Using a registered claim ensures your JWTs will operate smoothly across applications. This is because all libraries recognize these common, standardized claims.

Custom claims

Although it’s simplest to use registered claims, sometimes you’ll need to include user information outside the realm of those seven claims.

For example, if you want to store user metadata like email address or phone number, you’ll need to create your own custom claims.

There are two sub-categories of custom claims:

  1. Public claims: Developers define their own claims and register them with the IANA registry mentioned above.
  2. Private claims: Developers define their own claims but do not publish them. Instead, they make local agreements to ensure operability between private parties.

If you decide to register your custom claim, it’s critical that you name it something different than the registered claims. Collisions, in the case of JWTs, occur when a developer creates a custom claim with the same name as a registered term.

For example, if you’d like to associate a sandwich type with each user, you should not name your custom claim “sub.” Another application will read it as the registered “subject claim,” so your JWT won’t convey the user data that you want.

JWT claims (4)

Manage user access with Stytch

Stytch offers the tools to manage user access.

In addition to supporting registered claims and your own custom claims, our JSON web tokens include guardrails such as five minute expirations and automatic fallbacks to Stytch’s API once the local JSON web token expires.

You may have also seen sessions as an access management option.

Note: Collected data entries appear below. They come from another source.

__device__ __noinline__ void p_dw2(float* lds, const float* dz,
                                   const float* x1, const float* x2,
                                   float* dwt, float* dbias,
                                   int B, int in1, int in2, int out,
                                   int wg_rel, int nwg) {
    int in_total = in1 + in2;
    int nti = (in_total + 63) >> 6, nto = (out + 63) >> 6;
    int ntiles = nti * nto;
    float* xs = lds;
    float* zs = lds + 64 * 68;
    int tid = threadIdx.x;
    int ig = tid >> 4, og = tid & 15;
    for (int t = wg_rel; t < ntiles; t += nwg) {
        int i0 = (t / nto) << 6, o0 = (t % nto) << 6;
        float acc[4][4] = {};
        float accb[4] = {};
        for (int bc = 0; bc < B; bc += 64) {
            float tx[16], tz[16];
#pragma unroll
            for (int u = 0; u < 16; ++u) {
                int e = u * 256 + tid;
                int bb = e >> 6, ii = e & 63;
                int gb = bc + bb, gi = i0 + ii;
                float xv = 0.f;
                if (gb < B && gi < in_total)
                    xv = (gi < in1) ? x1[(long)gb * in1 + gi]
                                    : x2[(long)gb * in2 + (gi - in1)];
                tx[u] = xv;
                int go = o0 + ii;
                tz[u] = (gb < B && go < out)
                    ? dz[(long)gb * out + go] : 0.f;
            }
#pragma unroll
            for (int u = 0; u < 16; ++u) {
                int e = u * 256 + tid;
                int bb = e >> 6, ii = e & 63;
                xs[bb * 68 + ii] = tx[u];
                zs[bb * 68 + ii] = tz[u];
            }
            __syncthreads();
            int blim = min(64, B - bc);
            for (int b = 0; b < blim; ++b) {
                float4 xq = *reinterpret_cast<const float4*>(
                    xs + b * 68 + ig * 4);
                float4 zq = *reinterpret_cast<const float4*>(
                    zs + b * 68 + og * 4);
                float xv0 = xq.x, xv1 = xq.y, xv2 = xq.z, xv3 = xq.w;
                float zv0 = zq.x, zv1 = zq.y, zv2 = zq.z, zv3 = zq.w;
                acc[0][0] += xv0 * zv0; acc[0][1] += xv0 * zv1;
                acc[0][2] += xv0 * zv2; acc[0][3] += xv0 * zv3;
                acc[1][0] += xv1 * zv0; acc[1][1] += xv1 * zv1;
                acc[1][2] += xv1 * zv2; acc[1][3] += xv1 * zv3;
                acc[2][0] += xv2 * zv0; acc[2][1] += xv2 * zv1;
                acc[2][2] += xv2 * zv2; acc[2][3] += xv2 * zv3;
                acc[3][0] += xv3 * zv0; acc[3][1] += xv3 * zv1;
                acc[3][2] += xv3 * zv2; acc[3][3] += xv3 * zv3;
                if (ig == 0 && i0 == 0) {
                    accb[0] += zv0; accb[1] += zv1;
                    accb[2] += zv2; accb[3] += zv3;
                }
            }
            __syncthreads();
        }
#pragma unroll
        for (int a = 0; a < 4; ++a) {
            int gi = i0 + ig * 4 + a;
            if (gi >= in_total) continue;
#pragma unroll
            for (int bb = 0; bb < 4; ++bb) {
                int go = o0 + og * 4 + bb;
                if (go < out) dwt[(long)gi * out + go] = acc[a][bb];
            }
        }
        if (ig == 0 && i0 == 0 && dbias) {
#pragma unroll
            for (int bb = 0; bb < 4; ++bb) {
                int go = o0 + og * 4 + bb;
                if (go < out) dbias[go] = accb[bb];
            }
        }
    }
}

__device__ inline void p_adam_lerp(float* __restrict__ p,
                                   const float* __restrict__ gr,
                                   float* __restrict__ m,
                                   float* __restrict__ v,
                                   float* __restrict__ tgt_slab, long n,
                                   float lr, float tau, long long t,
                                   int nwg = PNWG) {
    const float b1 = 0.9f, b2 = 0.999f, eps = 1e-8f;
    AdamBias bc = adam_bias(b1, b2, t);
    long stride = (long)nwg * 256;
    long i0 = (long)blockIdx.x * 256 + threadIdx.x;
    for (long base = i0; base < n; base += stride * 4) {
        float gi_[4], mi_[4], vi_[4], pi_[4], ti_[4];
#pragma unroll
        for (int u = 0; u < 4; ++u) {
            long i = base + u * stride;
            bool ok = i < n;
            gi_[u] = ok ? gr[i] : 0.f;
            mi_[u] = ok ? m[i] : 0.f;
            vi_[u] = ok ? v[i] : 0.f;
            pi_[u] = ok ? p[i] : 0.f;
            ti_[u] = ok ? tgt_slab[i] : 0.f;
        }
#pragma unroll
        for (int u = 0; u < 4; ++u) {
            long i = base + u * stride;
            if (i >= n) continue;
            float gi = gi_[u];
            float mi = b1 * mi_[u] + (1.f - b1) * gi;
            float vi = b2 * vi_[u] + (1.f - b2) * gi * gi;
            m[i] = mi; v[i] = vi;
            float pn = pi_[u] - lr * (mi / bc.bc1)
                                   / (sqrtf(vi / bc.bc2) + eps);
            p[i] = pn;
            tgt_slab[i] = ti_[u] + tau * (pn - ti_[u]);
        }
    }
}

__device__ inline void p_sample(const StepArgs& g, int wg0,
                                long long epoch, long long beta_t,
                                float* bs_out) {
    int probe = ((int)blockIdx.x - wg0) * 4 + (threadIdx.x >> 6);
    int lane = threadIdx.x & 63;
    if (probe >= g.B) return;
    sample_probe<true>(g, bs_out, probe, lane, epoch, beta_t);
}

__device__ inline void p_project_ce(const StepArgs& g, float* lds,
                                    int row_base = -1) {
    int wid = threadIdx.x >> 6, lane = threadIdx.x & 63;
    int row = (row_base < 0 ? (int)blockIdx.x * 4 : row_base) + wid;
    if (row >= g.B) return;
    int K = g.K;
    float* mrow = lds + wid * 64;
    float p = (lane < K) ? g.p_t[(long)row * K + lane] : 0.f;
    c51_project_row(mrow, p, g.br[row], g.bd[row], g.v_min, g.v_max,
                    g.gamma_n, K, lane);
    float qv = 0.f, mv = 0.f;
    if (lane < K) {
        g.m_proj[(long)row * K + lane] = mrow[lane];
        qv = g.q[(long)row * K + lane];
        mv = mrow[lane];
    }
    float scale = (g.is_weighting && g.bw) ? g.bw[row] : 1.f;
    CeRow r = ce_grad_row(mv, qv, scale, g.B);
    if (lane < K) g.dlog[(long)row * K + lane] = r.dz;
    float pri = ce_priority_row(mv, qv, r.dot,
                                c51_atom(g.v_min, g.v_max, K, lane),
                                g.true_td, g.per_eps);
    if (lane == 0) {
        g.pri[row] = pri;
        atomicAdd(&g.cnt->loss_critic, scale * r.ce / (float)g.B);
    }
}

__device__ inline void p_bwd_dx_narrow(const StepArgs& g, const float* dz,
                                       const float* wt, int in_lo,
                                       int in_hi, int out,
                                       const float* ymask, float* dx,
                                       int row_base = -1) {
    int row = (row_base < 0 ? (int)blockIdx.x * 4 : row_base)
              + (threadIdx.x >> 6);
    int lane = threadIdx.x & 63;
    if (row >= g.B) return;
    int span = in_hi - in_lo;
    for (int j = 0; j < span; ++j) {
        const float* wrow = wt + (long)(in_lo + j) * out;
        float acc = 0.f;
        for (int o = lane; o < out; o += 64)
            acc += dz[(long)row * out + o] * wrow[o];
        for (int s = 32; s > 0; s >>= 1) acc += __shfl_xor(acc, s, 64);
        if (lane == 0) {
            float y = ymask[(long)row * span + j];
            dx[(long)row * span + j] = acc * (1.f - y * y);
        }
    }
}

__device__ inline void p_policy_grad(const StepArgs& g,
                                     int row_base = -1) {
    int row = (row_base < 0 ? (int)blockIdx.x * 4 : row_base)
              + (threadIdx.x >> 6);
    int lane = threadIdx.x & 63;
    if (row >= g.B) return;
    int K = g.K;
    float qv = (lane < K) ? g.pq[(long)row * K + lane] : 0.f;
    float e;
    float dz = policy_grad_row(qv, c51_atom(g.v_min, g.v_max, K, lane), g.B,
                               e);
    if (lane < K) g.pd3[(long)row * K + lane] = dz;
    if (lane == 0) atomicAdd(&g.cnt->loss_actor, -e / (float)g.B);
}

__device__ inline void p_per_update(const StepArgs& g, int owner_wg) {
    if ((int)blockIdx.x != owner_wg || !g.prioritized) return;
    per_write_leaves(g.sum_tree, g.min_tree, g.tree_cap, g.bidx, g.pri, g.B,
                     g.per_alpha, g.cnt);
    per_repair_paths(g.sum_tree, g.min_tree, g.tree_cap, g.B, 256,
                     [&](int i) { return g.tree_cap + g.bidx[i]; });
}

If you’re debating the two, you can learn more about the difference between JWTs vs. sessions on our blog.

JWT claims (2024)
Top Articles
VFSC Regulation Changes FAQ | Help Center - Blueberry Markets
USD To INR: Convert United States Dollar to Indian Rupee - Forbes Advisor
Creepshotorg
Nybe Business Id
Katie Pavlich Bikini Photos
Stretchmark Camouflage Highland Park
4-Hour Private ATV Riding Experience in Adirondacks 2024 on Cool Destinations
Le Blanc Los Cabos - Los Cabos – Le Blanc Spa Resort Adults-Only All Inclusive
Room Background For Zepeto
Professor Qwertyson
Es.cvs.com/Otchs/Devoted
Brgeneral Patient Portal
T&G Pallet Liquidation
Amateur Lesbian Spanking
Osrs Blessed Axe
Slag bij Plataeae tussen de Grieken en de Perzen
Things To Do In Atlanta Tomorrow Night
Craigslist Deming
Flower Mound Clavicle Trauma
Best Forensic Pathology Careers + Salary Outlook | HealthGrad
25Cc To Tbsp
Webcentral Cuny
24 Hour Drive Thru Car Wash Near Me
Nevermore: What Doesn't Kill
Jet Ski Rental Conneaut Lake Pa
11 Ways to Sell a Car on Craigslist - wikiHow
Helpers Needed At Once Bug Fables
Student Portal Stvt
Feathers
Calvin Coolidge: Life in Brief | Miller Center
What Is The Lineup For Nascar Race Today
Autotrader Bmw X5
Rust Belt Revival Auctions
Arcane Odyssey Stat Reset Potion
Waffle House Gift Card Cvs
Keeper Of The Lost Cities Series - Shannon Messenger
Build-A-Team: Putting together the best Cathedral basketball team
How to Draw a Sailboat: 7 Steps (with Pictures) - wikiHow
Dadeclerk
More News, Rumors and Opinions Tuesday PM 7-9-2024 — Dinar Recaps
If You're Getting Your Nails Done, You Absolutely Need to Tip—Here's How Much
The Attleboro Sun Chronicle Obituaries
The power of the NFL, its data, and the shift to CTV
Yale College Confidential 2027
Professors Helpers Abbreviation
15 Best Places to Visit in the Northeast During Summer
How to Connect Jabra Earbuds to an iPhone | Decortweaks
Race Deepwoken
Julies Freebies Instant Win
Craigs List Sarasota
Latest Posts
USD Coin Exchanges - Buy, Sell & Trade USDC | CoinCodex
Cryptomining detection best practices  |  Security Command Center  |  Google Cloud
Article information

Author: Pres. Carey Rath

Last Updated:

Views: 6558

Rating: 4 / 5 (61 voted)

Reviews: 84% of readers found this page helpful

Author information

Name: Pres. Carey Rath

Birthday: 1997-03-06

Address: 14955 Ledner Trail, East Rodrickfort, NE 85127-8369

Phone: +18682428114917

Job: National Technology Representative

Hobby: Sand art, Drama, Web surfing, Cycling, Brazilian jiu-jitsu, Leather crafting, Creative writing

Introduction: My name is Pres. Carey Rath, I am a faithful, funny, vast, joyous, lively, brave, glamorous person who loves writing and wants to share my knowledge and understanding with you.